A significant increase in apoptosis was observed in the outer medulla with shorter ischemia time (30 minutes). Apoptotic cells were infrequent in the Sham group (Figure 3A), but they were greatly increased in the saline IR group (Figure 3B) and dramatically reduced in the SS-31 IR group (Figure 3C). The number of apoptotic cells was significantly reduced by SS-31 treatment (Figure 3D).
Effects of SS-31 on Mitochondrial Structure and Function
Electron microscopy revealed extensive damage to mitochondria in proximal tubular cells after 45-minute ischemia. Figure 4, a and b, shows round, swollen mitochondria with loss of cristae in two representative samples obtained from the OSOM of a saline IR rat after 20-minute reperfusion. Some mitochondria show disrupted membranes and release of matrix material into the cytoplasm. In contrast, the representative samples from a SS-31 IR rat (Figure 4, c and d) show many elongated mitochondria with preservation of cristae structure within intact membrane infoldings in the basal side of the tubular cell. A few swollen mitochondria were detected in some cells.
Mitochondria were isolated from 20-minute postischemic kidneys for assessment of respiratory function. Oxygen consumption was measured using complex I substrates (glutamate/malate) because complex-I-initiated respiration is inhibited in IR.27 Compared with the Sham-operated group, state 3 respiration was significantly depressed in the saline IR group at 5 minutes and decreased further by 20 minutes before recovery to Sham level by 60 minutes (Figure 5A). Mitochondrial respiration was similarly depressed at 5 minutes in the SS-31 IR animals. However, SS-31 IR animals did not show the further deterioration of mitochondrial respiration at 20 minutes, resulting in significantly higher oxygen consumption when compared with saline animals. The respiration rate in SS-31 IR animals was 71.6% of Sham levels as compared with 58.2% for the saline IR group.
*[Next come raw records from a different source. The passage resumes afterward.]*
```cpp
// ... 92 lines not shown
int pea_block_sum(int64_t n_rows, int n_blocks, int width, const float *src, int64_t ld, float *dst, int64_t ld_dst,
                  void *stream);
int pea_grad_weight_sharded(int64_t n_rows, int shard_tile, int shard_world, int shard_rank, int n_jobs,
                            const pea_gw_job *jobs_host, void *workspace, size_t workspace_bytes, void *stream);
int pea_dense_batch_rows(int64_t n_rows, const int32_t *rows, int n_jobs, const pea_dense_job *jobs_host, void *stream);
#define PEA_ROUTE_SKINNY 0
#define PEA_ROUTE_PERSIST 1
#define PEA_ROUTE_DEEP_RESIDENT 2
#define PEA_ROUTE_DEEP_CHUNK 3
#define PEA_ROUTE_DEEP_STAGED 4
#define PEA_ROUTE_MAX_JOBS 12
typedef struct pea_dense_route_entry {
    char name[32];
    int family, variant;
    int listed;
    int col_group;
    int64_t lds_bytes;
    int n_jobs;
    int job[PEA_ROUTE_MAX_JOBS], col0[PEA_ROUTE_MAX_JOBS], n_out[PEA_ROUTE_MAX_JOBS], gate_col0[PEA_ROUTE_MAX_JOBS];
} pea_dense_route_entry;
int pea_dense_route(int64_t n_rows, int rows_given, int n_jobs, const pea_dense_job *jobs_host, int cap,
                    pea_dense_route_entry *entries_out, int *count_out);

int pea_sample_negatives(int64_t n_pos, int k, const int64_t *pos_u, const int64_t *pos_i, int64_t item_lo,
                         int64_t num_items, const int64_t *seen_keys_sorted, int64_t n_keys, uint64_t seed,
                         uint32_t offset, int64_t *out_triples, int64_t ld_out, int *exhausted, void *stream);

typedef struct pea_exchange_desc {
    int relation;
    int64_t slots_per_rank;
    int width;
    int dst_ld;
    size_t dst_offset_bytes;
    size_t src_offset_bytes;
    int src_ld, src_col;
} pea_exchange_desc;
int pea_plan_set_owned_rows(pea_plan *plan, const int32_t *rows, int64_t n, void *stream);
int pea_plan_set_sources(pea_plan *plan, int relation, const int32_t *slot_of_node, int64_t slots_per_rank,
                         const int32_t *need_rows, int64_t n_need, void *stream);
int pea_model_num_stages(const pea_model *model);
int pea_model_forward_stage(pea_model *model, int stage, const float *const *params_host, const float *x,
                            const float *att, int masked_channel, void *workspace, size_t workspace_bytes,
                            float *out_repr, float *out_stack, void *stream);
int pea_model_forward_stage_train(pea_model *model, int stage, const float *const *params_host, const float *x,
                                  const float *att, int masked_channel, void *workspace, size_t workspace_bytes,
                                  float *out_repr, float *out_stack, void *stream);
// ... 154 lines not shown
```

profiles/summarize.py:

```python
#!/usr/bin/env python3
import collections
import csv
import glob
import json
import os
import re
import sys


def short(name):
    m = re.search(r'(agg_\w+_kernel)<(\d+), *(\d+)(?:, *\d+)?>', name)
    if m:
        mode = {'0': 'gat', '1': 'gcn', '2': 'mean'}[m.group(3)]
        return '%s_g%s_%s' % (m.group(1).replace('_kernel', ''), m.group(2), mode)
    m = re.search(r'bwd_(rows|merge)_kernel<(\d+), *(\d+)', name)
    if m:
        side = 'dst' if m.group(3) == '3' else 'src'
        fam = 'sum_bwd' if m.group(3) == '6' else 'gat_bwd'
        return '%s_%s_g%s' % (fam, side, m.group(2)) if m.group(1) == 'rows' else '%s_%s_merge' % (fam, side)
    m = re.search(r'mlp2_kernel<\d+, *\d+, *(true|false|0|1)>', name)
    if m:
        return 'mlp2_kernel_train' if m.group(1) in ('true', '1') else 'mlp2_kernel'
    m = re.search(r'(gemm_mfma|gemm_persist|gemm_skinny)_kernel<(\d+)', name)
    if m:
        return '%s_k%s' % (m.group(1), m.group(2))
    m = re.search(r'pea::\(anonymous namespace\)::(\w+)', name)
    return m.group(1) if m else name[:48]


def main(root):
    out = {}
    f = glob.glob(os.path.join(root, 'stats', '*', '*_kernel_stats.csv'))
    if f:
# ... 76 lines not shown
```

Measured before the change: 129.7 billion edges/s.

## Fuse two lane-width aggregation row launches per level into one pair kernel

Adds a planner that groups aggregation work by lane width and head class. When the two widest classes form a listed pair (GAT or GCN at 32/64 lanes plus 8 lanes), their long-row and short-row blocks run in a single agg_rows_pair_kernel launch, dispatched by block-range tables. This removes one kernel launch and its tail per level, and lets the narrow-class blocks fill the device alongside the wide ones. The trade-off is a per-block group search, a larger launch struct and more template instantiations. The pairing can be turned off with PEA_LEVEL_PAIR=0.

```diff
diff --git a/graph_recsys_benchmark_amd/_lib.py b/graph_recsys_benchmark_amd/_lib.py
--- a/graph_recsys_benchmark_amd/_lib.py
+++ b/graph_recsys_benchmark_amd/_lib.py
@@ -55,6 +55,20 @@
     _fields_ = [('name', C.c_char * 32), ('family', C.c_int), ('variant', C.c_int), ('listed', C.c_int), ('col_group', C.c_int),
                 ('lds_bytes', C.c_int64), ('n_jobs', C.c_int), ('job', C.c_int * 12), ('col0', C.c_int * 12),
                 ('n_out', C.c_int * 12), ('gate_col0', C.c_int * 12)]
+
+
+class LevelGroup(C.Structure):
+    _fields_ = [('width', C.c_int), ('head_width', C.c_int), ('n_short', C.c_int), ('n_long', C.c_int), ('n_hub', C.c_int),
+                ('hot', C.c_int), ('fat', C.c_int)]
+
+
+class LevelLaunch(C.Structure):
+    _fields_ = [('kind', C.c_int), ('lanes', C.c_int * 2), ('head_class', C.c_int * 2), ('n_groups', C.c_int),
+                ('first_b', C.c_int), ('group', C.c_int * 16), ('long_here', C.c_int * 16), ('blk_start', C.c_int * 17),
+                ('blk_short', C.c_int * 17), ('range', C.c_int * 4), ('blocks', C.c_int)]
+
+
+LEVEL_ROWS, LEVEL_PAIR, LEVEL_HOT, LEVEL_MERGE = 0, 1, 2, 3
 
 
 class Mlp2BwdChan(C.Structure):
@@ -141,6 +155,8 @@
     'pea_grad_weight_sharded': (_int, [_i64, _int, _int, _int, _int, C.POINTER(GwJob), _vp, _sz, _vp]),
     'pea_dense_batch_rows': (_int, [_i64, _vp, _int, C.POINTER(DenseJob), _vp]),
     'pea_dense_route': (_int, [_i64, _int, _int, C.POINTER(DenseJob), _int, C.POINTER(DenseRouteEntry), C.POINTER(_int)]),
+    'pea_level_route': (_int, [_int, _int, C.POINTER(LevelGroup), _int, _int, C.POINTER(LevelLaunch), C.POINTER(_int)]),
+    'pea_level_pair_launches': (_i64, []),
     'pea_sample_negatives': (_int, [_i64, _int, _vp, _vp, _i64, _i64, _vp, _i64, C.c_uint64, C.c_uint32, _vp, _i64, _vp, _vp]),
     'pea_fuse': (_int, [_i64, _int, _int, _vp, _i64, C.POINTER(_int), _vp, _int, _int, _vp, _vp]),
     'pea_bpr_workspace_bytes': (_sz, [_i64]),
@@ -215,6 +231,15 @@
     return list(out[:cnt.value])
 
 
+def level_route(mode, groups, allow_pair=True):
+    lib = load()
+    cnt = C.c_int()
+    check(lib.pea_level_route(mode, len(groups), groups, int(allow_pair), 0, None, C.byref(cnt)))
+    out = (LevelLaunch * max(cnt.value, 1))()
+    check(lib.pea_level_route(mode, len(groups), groups, int(allow_pair), cnt.value, out, C.byref(cnt)))
+    return list(out[:cnt.value])
+
+
 def require_device():
     lib = load()
     if lib.pea_device_count() <= 0:
diff --git a/graph_recsys_benchmark_amd/csrc/agg.hip b/graph_recsys_benchmark_amd/csrc/agg.hip
--- a/graph_recsys_benchmark_amd/csrc/agg.hip
+++ b/graph_recsys_benchmark_amd/csrc/agg.hip
@@ -1,5 +1,7 @@
 #include <algorithm>
+#include <atomic>
 #include <cstdlib>
+#include <vector>
 
 #include "agg_common.h"
 
@@ -283,6 +285,37 @@
     const LongItem it = P.long_items[item];
     if (it.slot == -2) return;
     long_item<G, MODE, F4T, 4, false>(P, it, lane, nullptr, nullptr);
+}
+
+template <int MODE, int GA, int FA, int GB, int FB>
+__global__ __launch_bounds__(kBlock) __attribute__((amdgpu_waves_per_eu(8))) void agg_rows_pair_kernel(const AggLaunch L) {
+    const int b = (int)blockIdx.x;
+    if (b >= L.blk_range[2]) {
+        const bool is_b = b >= L.blk_range[3];
+        const int sb = b - L.blk_range[2], hi = is_b ? L.n_groups : L.first_b;
+        int gi = is_b ? L.first_b : 0;
+        while (gi + 1 < hi && sb >= L.blk_short[gi + 1]) ++gi;
+        if (is_b)
+            short_rows<GB, MODE, FB>(L.g[gi], sb - L.blk_short[gi]);
+        else
+            short_rows<GA, MODE, FA>(L.g[gi], sb - L.blk_short[gi]);
+        return;
+    }
+    const bool is_b = b >= L.blk_range[1];
+    const int hi = is_b ? L.n_groups : L.first_b;
+    int gi = is_b ? L.first_b : 0;
+    while (gi + 1 < hi && b >= L.blk_start[gi + 1]) ++gi;
+    const AggGroup &P = L.g[gi];
+    const int wave = (int)threadIdx.x / kWave;
+    const int lane = (int)threadIdx.x % kWave;
+    const int item = (b - L.blk_start[gi]) * (kBlock / kWave) + wave;
+    if (item >= P.n_long) return;
+    const LongItem it = P.long_items[item];
+    if (it.slot == -2) return;
+    if (is_b)
+        long_item<GB, MODE, FB, 4, false>(P, it, lane, nullptr, nullptr);
+    else
+        long_item<GA, MODE, FA, 4, false>(P, it, lane, nullptr, nullptr);
 }
 
 template <int G, int MODE, int HL, int V4>
@@ -581,53 +614,148 @@
     return names[which];
 }
 
+int f4_class(int mode, int G, int F) {
+    if (mode != AGG_GAT) return 0;
+    const int f4 = F / 4;
+    return f4 == G ? G : f4 == 4 ? 4 : 0;
+}
+
+#define PEA_LEVEL_PAIRS(X) X(AGG_GAT, 32, 4, 8, 4) X(AGG_GAT, 64, 4, 8, 4) X(AGG_GCN, 32, 0, 8, 0) X(AGG_GCN, 64, 0, 8, 0)
+
+static_assert(kMaxAggGroups == PEA_LEVEL_MAX_GROUPS, "pea_level_launch holds one entry per group of a level");
+
+struct LevelGroup {
+    int W, F, n_short, n_long, n_hub;
+    bool hot, skip_long;
+};
+
+bool pair_listed(int mode, int ga, int fa, int gb, int fb) {
+#define PEA_PAIR_TEST(m, a, x, b, y) \
+    if (mode == m && ga == a && fa == x && gb == b && fb == y) return true;
+    PEA_LEVEL_PAIRS(PEA_PAIR_TEST)
+#undef PEA_PAIR_TEST
+    return false;
+}
+
+void add_class_rows(pea_level_launch &E, const LevelGroup *g, const int *sel, int n, int G) {
+    int blocks = E.blk_start[E.n_groups], sblocks = E.blk_short[E.n_groups];
+    for (int i = 0; i < n; ++i) {
+        const LevelGroup &q = g[sel[i]];
+        const bool long_here = q.n_long > 0 && !q.hot && !q.skip_long;
+        if (q.n_short <= 0 && !long_here) continue;
+        E.group[E.n_groups] = sel[i];
+        E.long_here[E.n_groups] = long_here;
+        if (q.n_short > 0) sblocks += (q.n_short + (kBlock / G) - 1) / (kBlock / G);
+        if (long_here) blocks += ((q.n_long + 3) / 4 + 7) / 8 * 8;
+        ++E.n_groups;
+        E.blk_start[E.n_groups] = blocks;
+        E.blk_short[E.n_groups] = sblocks;
+    }
+}
+
+void plan_level_launches(int mode, const LevelGroup *g, int n_groups, bool allow_pair, std::vector<pea_level_launch> *plan) {
+    struct Class {
+        int G, cls, n, sel[kMaxAggGroups];
+    };
+    std::vector<Class> classes;
+    const int order[3] = {0, 4, -1};
+    for (int G = 4; G <= 64; G <<= 1) {
+        for (int ci = 0; ci < 3; ++ci) {
+            if (ci == 1 && G == 4) continue;
+            Class c;
+            c.G = G, c.cls = order[ci] < 0 ? G : order[ci], c.n = 0;
+            for (int i = 0; i < n_groups; ++i)
+                if (lanes_for(g[i].W) == G && f4_class(mode, G, g[i].F) == c.cls) c.sel[c.n++] = i;
+            if (c.n) classes.push_back(c);
+        }
+    }
+    int pa = -1, pb = -1;
+    bool plain = true;
+    for (int i = 0; i < n_groups; ++i) plain = plain && !g[i].hot && !g[i].skip_long;
+    if (allow_pair && plain && classes.size() >= 2) {
+        const Class &A = classes[classes.size() - 1], &B = classes[classes.size() - 2];
+        if (pair_listed(mode, A.G, A.cls, B.G, B.cls)) {
+            pea_level_launch E{};
+            E.kind = PEA_LEVEL_PAIR;
+            E.lanes[0] = A.G, E.head_class[0] = A.cls, E.lanes[1] = B.G, E.head_class[1] = B.cls;
+            add_class_rows(E, g, A.sel, A.n, A.G);
+            E.first_b = E.n_groups;
+            add_class_rows(E, g, B.sel, B.n, B.G);
+            if (E.first_b > 0 && E.n_groups > E.first_b) {
+                E.range[0] = 0;
+                E.range[1] = E.blk_start[E.first_b];
+                E.range[2] = E.blk_start[E.n_groups];
+                E.range[3] = E.range[2] + E.blk_short[E.first_b];
+                E.blocks = E.range[2] + E.blk_short[E.n_groups];
+                plan->push_back(E);
+                pa = (int)classes.size() - 1, pb = (int)classes.size() - 2;
+            }
+        }
+    }
+    for (int k = 0; k < (int)classes.size(); ++k) {
+        const Class &c = classes[k];
+        pea_level_launch E{};
+        E.lanes[0] = c.G, E.head_class[0] = c.cls;
+        if (k != pa && k != pb) {
+            E.kind = PEA_LEVEL_ROWS;
+            add_class_rows(E, g, c.sel, c.n, c.G);
+            E.first_b = E.n_groups;
+            E.range[1] = E.range[2] = E.blk_start[E.n_groups];
+            E.range[3] = E.blocks = E.range[2] + E.blk_short[E.n_groups];
+            if (E.blocks > 0) plan->push_back(E);
+        }
+        for (int i = 0; i < c.n; ++i) {
+            const LevelGroup &q = g[c.sel[i]];
+            if (q.n_long <= 0 || !q.hot || q.skip_long) continue;
+            E = pea_level_launch{};
+            E.kind = PEA_LEVEL_HOT;
+            E.lanes[0] = c.G, E.head_class[0] = c.cls;
+            E.n_groups = E.first_b = 1;
+            E.group[0] = c.sel[i];
+            E.long_here[0] = 1;
+            const int n_virtual = (q.n_long + 3) / 4;
+            E.blocks = std::max(8, std::min(256, ((n_virtual + 3) / 4 + 7) & ~7));
+            plan->push_back(E);
+        }
+        E = pea_level_launch{};
+        E.kind = PEA_LEVEL_MERGE;
+        E.lanes[0] = c.G, E.head_class[0] = c.cls;
+        for (int i = 0; i < c.n; ++i) {
+            const LevelGroup &q = g[c.sel[i]];
+            if (q.n_hub <= 0) continue;
+            E.group[E.n_groups++] = c.sel[i];
+            E.blk_start[E.n_groups] = E.blk_start[E.n_groups - 1] + (q.n_hub + 3) / 4;
+        }
+        E.first_b = E.n_groups;
+        E.blocks = E.blk_start[E.n_groups];
+        if (E.blocks > 0) plan->push_back(E);
+    }
+}
+
+std::atomic<long> g_pair_launches{0};
+
+template <int MODE>
+double alg_per_msg(const AggGroup &g) {
+    return 4.0 * g.W + 4.0 * g.idx_share + (MODE == AGG_GAT ? 4.0 * (g.W / g.F) : MODE == AGG_GCN ? 4.0 * g.idx_share : 0.0);
+}
+
 template <int G, int MODE, int F4T>
-int launch_for_g(const AggLaunch &base, const int *sel, int n_sel, hipStream_t stream) {
-    AggLaunch L;
-    double bytes_short = 0.0;
-    double pull_short = 0.0, table = 0.0;
-    for (int i = 0; i < n_sel; ++i) {
-        const AggGroup &g = base.g[sel[i]];
-        const double per_msg = 4.0 * g.W + 4.0 * g.idx_share + (MODE == AGG_GAT ? 4.0 * (g.W / g.F) : MODE == AGG_GCN ? 4.0 * g.idx_share : 0.0);
-        bytes_short += per_msg * g.msgs_short;
-        const double pull = 4.0 * g.W + 4.0 + (MODE == AGG_GCN ? 4.0 : 0.0);
-        pull_short += pull * g.msgs_short;
-        table = table > g.table_rows * 4.0 * g.W ? table : g.table_rows * 4.0 * g.W;
-    }
-    L.n_groups = 0;
-    int blocks = 0, sblocks = 0;
-    double pull_plain = 0.0, alg_plain = 0.0;
-    for (int i = 0; i < n_sel; ++i) {
-        const AggGroup &g = base.g[sel[i]];
-        const bool long_here = g.n_long > 0 && !g.hot_col && !g.skip_long;
-        if (g.n_short <= 0 && !long_here) continue;
-        L.blk_start[L.n_groups] = blocks;
-        L.blk_short[L.n_groups] = sblocks;
-        AggGroup &c = L.g[L.n_groups++];
-        c = g;
-        if (!long_here) c.n_long = 0;
-        if (g.n_short > 0) sblocks += (g.n_short + (kBlock / G) - 1) / (kBlock / G);
-        if (!long_here) continue;
-        blocks += ((g.n_long + 3) / 4 + 7) / 8 * 8;
-        const double per_msg = 4.0 * g.W + 4.0 * g.idx_share + (MODE == AGG_GAT ? 4.0 * (g.W / g.F) : MODE == AGG_GCN ? 4.0 * g.idx_share : 0.0);
-        alg_plain += per_msg * g.msgs_long;
-        pull_plain += (4.0 * g.W + 4.0 + (MODE == AGG_GCN ? 4.0 : 0.0)) * g.msgs_long;
-    }
-    L.blk_start[L.n_groups] = blocks;
-    L.blk_short[L.n_groups] = sblocks;
-    L.n_long_blocks = blocks;
-    if (blocks + sblocks > 0) {
-        ProfScope ps(kname<G, MODE>(1), stream, alg_plain + bytes_short, pull_plain + pull_short, table);
-        PEA_LAUNCH((agg_rows_kernel<G, MODE, F4T>), dim3(blocks + sblocks), dim3(kBlock), 0, stream, L);
+int issue_level_launch(const pea_level_launch &E, AggLaunch &L, hipStream_t stream) {
+    if (E.kind == PEA_LEVEL_ROWS) {
+        double alg = 0.0, pull = 0.0, table = 0.0;
+        for (int q = 0; q < L.n_groups; ++q) {
+            const AggGroup &g = L.g[q];
+            const double msgs = g.msgs_short + (E.long_here[q] ? g.msgs_long : 0.0);
+            alg += alg_per_msg<MODE>(g) * msgs;
+            pull += (4.0 * g.W + 4.0 + (MODE == AGG_GCN ? 4.0 : 0.0)) * msgs;
+            table = std::max(table, g.table_rows * 4.0 * g.W);
+        }
+        ProfScope ps(kname<G, MODE>(1), stream, alg, pull, table);
+        PEA_LAUNCH((agg_rows_kernel<G, MODE, F4T>), dim3(E.blocks), dim3(kBlock), 0, stream, L);
         PEA_HIP(hipGetLastError());
-    }
-    for (int i = 0; i < n_sel; ++i) {
-        const AggGroup &g = base.g[sel[i]];
-        if (g.n_long <= 0 || !g.hot_col || g.skip_long) continue;
+    } else if (E.kind == PEA_LEVEL_HOT) {
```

ATP levels in ischemic renal tissues were dramatically lower than Sham levels after 5 minutes of reperfusion and did not improve after 20 minutes of reperfusion (Figure 5B). ATP levels only partially recovered after 60 minutes (approximately 63%) and remained significantly lower than in Sham-treated rats. Treatment with SS-31 did not improve ATP recovery during the first 20 minutes of reperfusion, but complete recovery of ATP was found after 1 hour of reperfusion (Figure 5B). At 1 hour, ATP in the SS-31 IR group was significantly higher (48%) compared with the saline group.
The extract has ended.